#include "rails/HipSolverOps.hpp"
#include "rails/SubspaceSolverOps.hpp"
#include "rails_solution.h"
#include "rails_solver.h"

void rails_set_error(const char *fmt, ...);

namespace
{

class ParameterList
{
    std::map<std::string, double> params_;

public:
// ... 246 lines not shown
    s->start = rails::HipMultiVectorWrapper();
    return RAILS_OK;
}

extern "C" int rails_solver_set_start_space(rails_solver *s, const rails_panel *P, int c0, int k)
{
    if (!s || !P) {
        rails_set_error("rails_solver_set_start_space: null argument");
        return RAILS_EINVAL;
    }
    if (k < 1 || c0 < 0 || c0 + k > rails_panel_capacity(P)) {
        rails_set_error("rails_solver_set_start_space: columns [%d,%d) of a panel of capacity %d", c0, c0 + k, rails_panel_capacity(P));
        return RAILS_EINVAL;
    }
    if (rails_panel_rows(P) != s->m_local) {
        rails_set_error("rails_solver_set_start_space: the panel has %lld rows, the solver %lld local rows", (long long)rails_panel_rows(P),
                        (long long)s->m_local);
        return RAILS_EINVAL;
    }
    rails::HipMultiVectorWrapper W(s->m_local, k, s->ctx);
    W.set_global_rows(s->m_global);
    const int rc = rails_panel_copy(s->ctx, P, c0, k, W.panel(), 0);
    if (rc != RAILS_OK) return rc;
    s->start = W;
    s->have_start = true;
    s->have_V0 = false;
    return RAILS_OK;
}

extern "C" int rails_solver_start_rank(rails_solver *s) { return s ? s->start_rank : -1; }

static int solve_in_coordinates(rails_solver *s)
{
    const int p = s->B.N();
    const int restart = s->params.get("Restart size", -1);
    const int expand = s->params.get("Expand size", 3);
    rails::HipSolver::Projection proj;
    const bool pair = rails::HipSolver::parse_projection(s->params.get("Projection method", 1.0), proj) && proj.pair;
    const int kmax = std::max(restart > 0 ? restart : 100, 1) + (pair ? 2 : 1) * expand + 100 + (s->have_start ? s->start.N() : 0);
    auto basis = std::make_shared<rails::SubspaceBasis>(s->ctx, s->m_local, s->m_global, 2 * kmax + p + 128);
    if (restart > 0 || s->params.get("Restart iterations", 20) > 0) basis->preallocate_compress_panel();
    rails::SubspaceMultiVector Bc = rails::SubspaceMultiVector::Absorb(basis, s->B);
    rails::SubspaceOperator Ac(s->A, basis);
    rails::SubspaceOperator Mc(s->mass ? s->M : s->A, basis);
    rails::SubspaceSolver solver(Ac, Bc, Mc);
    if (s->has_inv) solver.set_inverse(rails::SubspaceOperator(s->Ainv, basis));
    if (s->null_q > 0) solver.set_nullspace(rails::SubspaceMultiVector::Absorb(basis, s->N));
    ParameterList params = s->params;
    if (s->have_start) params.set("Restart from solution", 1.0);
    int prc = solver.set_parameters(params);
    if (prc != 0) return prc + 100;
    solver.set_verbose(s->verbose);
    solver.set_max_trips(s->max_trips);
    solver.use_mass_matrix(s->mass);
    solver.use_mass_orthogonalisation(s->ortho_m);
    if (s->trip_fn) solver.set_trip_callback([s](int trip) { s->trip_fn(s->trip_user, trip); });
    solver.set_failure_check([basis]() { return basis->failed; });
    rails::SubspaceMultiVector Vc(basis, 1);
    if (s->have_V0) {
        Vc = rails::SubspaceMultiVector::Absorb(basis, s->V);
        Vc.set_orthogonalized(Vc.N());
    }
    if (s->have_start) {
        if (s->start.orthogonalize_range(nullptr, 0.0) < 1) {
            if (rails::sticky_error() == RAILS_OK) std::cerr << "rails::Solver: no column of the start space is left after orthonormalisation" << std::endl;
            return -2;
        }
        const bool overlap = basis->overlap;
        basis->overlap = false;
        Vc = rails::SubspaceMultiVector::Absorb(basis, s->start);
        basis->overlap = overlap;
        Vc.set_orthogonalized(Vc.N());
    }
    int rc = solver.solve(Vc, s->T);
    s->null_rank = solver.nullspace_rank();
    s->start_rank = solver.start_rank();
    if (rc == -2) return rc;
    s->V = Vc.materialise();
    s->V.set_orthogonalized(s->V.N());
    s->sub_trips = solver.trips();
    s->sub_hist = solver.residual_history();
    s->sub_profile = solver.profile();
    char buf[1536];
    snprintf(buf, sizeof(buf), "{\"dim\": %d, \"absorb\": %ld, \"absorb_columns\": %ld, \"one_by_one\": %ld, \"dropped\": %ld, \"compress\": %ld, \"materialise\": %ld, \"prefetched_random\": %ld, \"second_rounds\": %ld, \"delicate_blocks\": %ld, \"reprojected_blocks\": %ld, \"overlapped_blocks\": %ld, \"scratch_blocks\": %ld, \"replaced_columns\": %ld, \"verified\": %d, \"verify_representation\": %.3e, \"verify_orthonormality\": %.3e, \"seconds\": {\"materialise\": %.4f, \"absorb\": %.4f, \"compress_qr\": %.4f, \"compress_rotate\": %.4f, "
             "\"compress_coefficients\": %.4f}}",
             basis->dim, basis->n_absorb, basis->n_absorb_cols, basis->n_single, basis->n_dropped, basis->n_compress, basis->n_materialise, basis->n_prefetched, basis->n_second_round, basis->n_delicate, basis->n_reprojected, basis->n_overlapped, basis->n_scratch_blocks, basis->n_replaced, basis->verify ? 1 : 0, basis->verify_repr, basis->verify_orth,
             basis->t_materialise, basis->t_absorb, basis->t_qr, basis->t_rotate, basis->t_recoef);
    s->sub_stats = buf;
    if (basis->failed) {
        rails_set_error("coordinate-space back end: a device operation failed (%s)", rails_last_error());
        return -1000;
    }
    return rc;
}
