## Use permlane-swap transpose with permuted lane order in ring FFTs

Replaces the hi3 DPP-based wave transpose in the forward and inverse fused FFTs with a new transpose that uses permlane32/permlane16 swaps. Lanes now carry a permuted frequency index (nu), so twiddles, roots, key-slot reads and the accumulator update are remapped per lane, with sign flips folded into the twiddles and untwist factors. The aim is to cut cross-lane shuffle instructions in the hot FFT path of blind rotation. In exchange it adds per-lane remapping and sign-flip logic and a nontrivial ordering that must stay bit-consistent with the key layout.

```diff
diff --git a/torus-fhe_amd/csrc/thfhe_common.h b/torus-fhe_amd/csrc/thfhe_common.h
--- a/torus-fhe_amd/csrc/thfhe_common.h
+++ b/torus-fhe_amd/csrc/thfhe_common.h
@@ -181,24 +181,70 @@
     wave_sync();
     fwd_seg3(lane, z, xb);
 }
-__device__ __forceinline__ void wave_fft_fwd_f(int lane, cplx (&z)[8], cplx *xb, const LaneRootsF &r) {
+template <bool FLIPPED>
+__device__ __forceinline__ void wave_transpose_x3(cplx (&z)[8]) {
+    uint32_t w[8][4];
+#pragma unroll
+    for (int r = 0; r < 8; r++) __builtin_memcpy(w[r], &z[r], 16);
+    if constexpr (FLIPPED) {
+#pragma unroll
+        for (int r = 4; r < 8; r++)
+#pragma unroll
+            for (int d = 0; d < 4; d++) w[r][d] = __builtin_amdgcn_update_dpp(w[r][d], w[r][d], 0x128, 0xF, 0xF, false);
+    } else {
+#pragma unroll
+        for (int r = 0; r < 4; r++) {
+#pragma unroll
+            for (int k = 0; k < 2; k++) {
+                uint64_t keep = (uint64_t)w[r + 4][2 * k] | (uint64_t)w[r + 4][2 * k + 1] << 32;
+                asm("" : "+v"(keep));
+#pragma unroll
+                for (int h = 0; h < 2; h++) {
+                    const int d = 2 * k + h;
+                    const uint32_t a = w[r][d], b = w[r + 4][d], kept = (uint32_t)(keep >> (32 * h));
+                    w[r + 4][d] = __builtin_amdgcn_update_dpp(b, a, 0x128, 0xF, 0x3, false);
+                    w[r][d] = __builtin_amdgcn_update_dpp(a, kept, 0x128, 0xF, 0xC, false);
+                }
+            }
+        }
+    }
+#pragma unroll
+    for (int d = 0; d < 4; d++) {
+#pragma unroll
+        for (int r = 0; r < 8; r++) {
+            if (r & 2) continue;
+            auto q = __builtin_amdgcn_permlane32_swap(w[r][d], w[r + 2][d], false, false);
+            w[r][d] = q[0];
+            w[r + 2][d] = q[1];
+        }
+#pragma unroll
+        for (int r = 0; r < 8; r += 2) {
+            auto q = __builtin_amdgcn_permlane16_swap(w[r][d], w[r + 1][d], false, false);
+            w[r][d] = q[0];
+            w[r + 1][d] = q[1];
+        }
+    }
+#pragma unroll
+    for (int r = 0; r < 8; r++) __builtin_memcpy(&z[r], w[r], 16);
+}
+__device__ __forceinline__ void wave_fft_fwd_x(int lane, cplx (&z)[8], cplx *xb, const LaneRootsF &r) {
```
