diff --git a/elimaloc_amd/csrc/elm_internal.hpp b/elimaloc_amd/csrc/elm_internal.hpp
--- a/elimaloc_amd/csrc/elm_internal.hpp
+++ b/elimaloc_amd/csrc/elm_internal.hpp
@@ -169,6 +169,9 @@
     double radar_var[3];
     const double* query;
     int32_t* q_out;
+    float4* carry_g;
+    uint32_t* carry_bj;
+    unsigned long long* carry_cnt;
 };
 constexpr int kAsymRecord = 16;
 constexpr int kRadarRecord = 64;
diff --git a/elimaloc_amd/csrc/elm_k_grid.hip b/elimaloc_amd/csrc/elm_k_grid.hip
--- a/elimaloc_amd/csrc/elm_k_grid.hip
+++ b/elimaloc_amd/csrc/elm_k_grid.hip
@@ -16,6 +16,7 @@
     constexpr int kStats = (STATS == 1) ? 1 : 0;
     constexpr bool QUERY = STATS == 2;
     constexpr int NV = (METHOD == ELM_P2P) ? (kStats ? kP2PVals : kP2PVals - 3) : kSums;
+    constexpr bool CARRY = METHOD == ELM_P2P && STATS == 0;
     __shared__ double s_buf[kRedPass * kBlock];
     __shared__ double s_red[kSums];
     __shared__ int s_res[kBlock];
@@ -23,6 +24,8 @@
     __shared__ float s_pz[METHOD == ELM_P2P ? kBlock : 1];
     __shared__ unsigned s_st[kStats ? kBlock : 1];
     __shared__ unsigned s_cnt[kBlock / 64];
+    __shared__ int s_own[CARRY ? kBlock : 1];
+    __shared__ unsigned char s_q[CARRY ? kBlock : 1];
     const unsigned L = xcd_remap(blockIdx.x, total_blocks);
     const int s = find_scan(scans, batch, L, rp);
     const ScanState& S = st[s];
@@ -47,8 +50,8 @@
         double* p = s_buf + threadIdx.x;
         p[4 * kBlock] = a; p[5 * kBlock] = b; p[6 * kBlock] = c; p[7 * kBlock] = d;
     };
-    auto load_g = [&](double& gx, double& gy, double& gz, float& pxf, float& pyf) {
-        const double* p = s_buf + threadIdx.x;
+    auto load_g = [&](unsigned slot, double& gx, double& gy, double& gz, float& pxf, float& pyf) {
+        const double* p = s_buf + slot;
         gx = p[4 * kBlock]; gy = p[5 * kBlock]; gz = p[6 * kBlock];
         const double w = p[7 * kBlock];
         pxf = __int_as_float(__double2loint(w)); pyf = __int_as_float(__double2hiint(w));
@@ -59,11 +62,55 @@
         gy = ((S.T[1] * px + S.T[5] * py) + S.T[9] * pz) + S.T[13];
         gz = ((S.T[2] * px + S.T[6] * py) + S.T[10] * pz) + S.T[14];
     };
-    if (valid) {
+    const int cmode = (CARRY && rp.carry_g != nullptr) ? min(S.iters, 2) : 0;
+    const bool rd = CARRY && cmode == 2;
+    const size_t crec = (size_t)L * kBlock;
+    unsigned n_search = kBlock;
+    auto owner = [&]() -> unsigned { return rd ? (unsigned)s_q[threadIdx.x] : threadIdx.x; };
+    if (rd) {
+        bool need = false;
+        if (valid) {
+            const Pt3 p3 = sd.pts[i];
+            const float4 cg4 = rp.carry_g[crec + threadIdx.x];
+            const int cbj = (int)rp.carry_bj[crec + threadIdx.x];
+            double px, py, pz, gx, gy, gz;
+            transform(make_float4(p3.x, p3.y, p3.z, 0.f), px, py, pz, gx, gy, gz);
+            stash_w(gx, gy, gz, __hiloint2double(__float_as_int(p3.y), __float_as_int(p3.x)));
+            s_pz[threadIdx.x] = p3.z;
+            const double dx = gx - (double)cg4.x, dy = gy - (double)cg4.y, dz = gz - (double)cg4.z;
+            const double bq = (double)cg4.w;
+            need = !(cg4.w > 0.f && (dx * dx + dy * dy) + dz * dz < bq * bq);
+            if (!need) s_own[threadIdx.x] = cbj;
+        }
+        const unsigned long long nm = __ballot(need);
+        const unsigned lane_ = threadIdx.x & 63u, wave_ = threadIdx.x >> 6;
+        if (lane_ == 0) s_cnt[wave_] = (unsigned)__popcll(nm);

* Exercise aim
Filter the listing so that only lines holding the word "long" remain, and copy those lines.

* Result
        rails_set_error("rails_solver_set_start_space: the panel has %lld rows, the solver %lld local rows", (long long)rails_panel_rows(P),
                        (long long)s->m_local);
+    unsigned long long* carry_cnt;
+        const unsigned long long nm = __ballot(need);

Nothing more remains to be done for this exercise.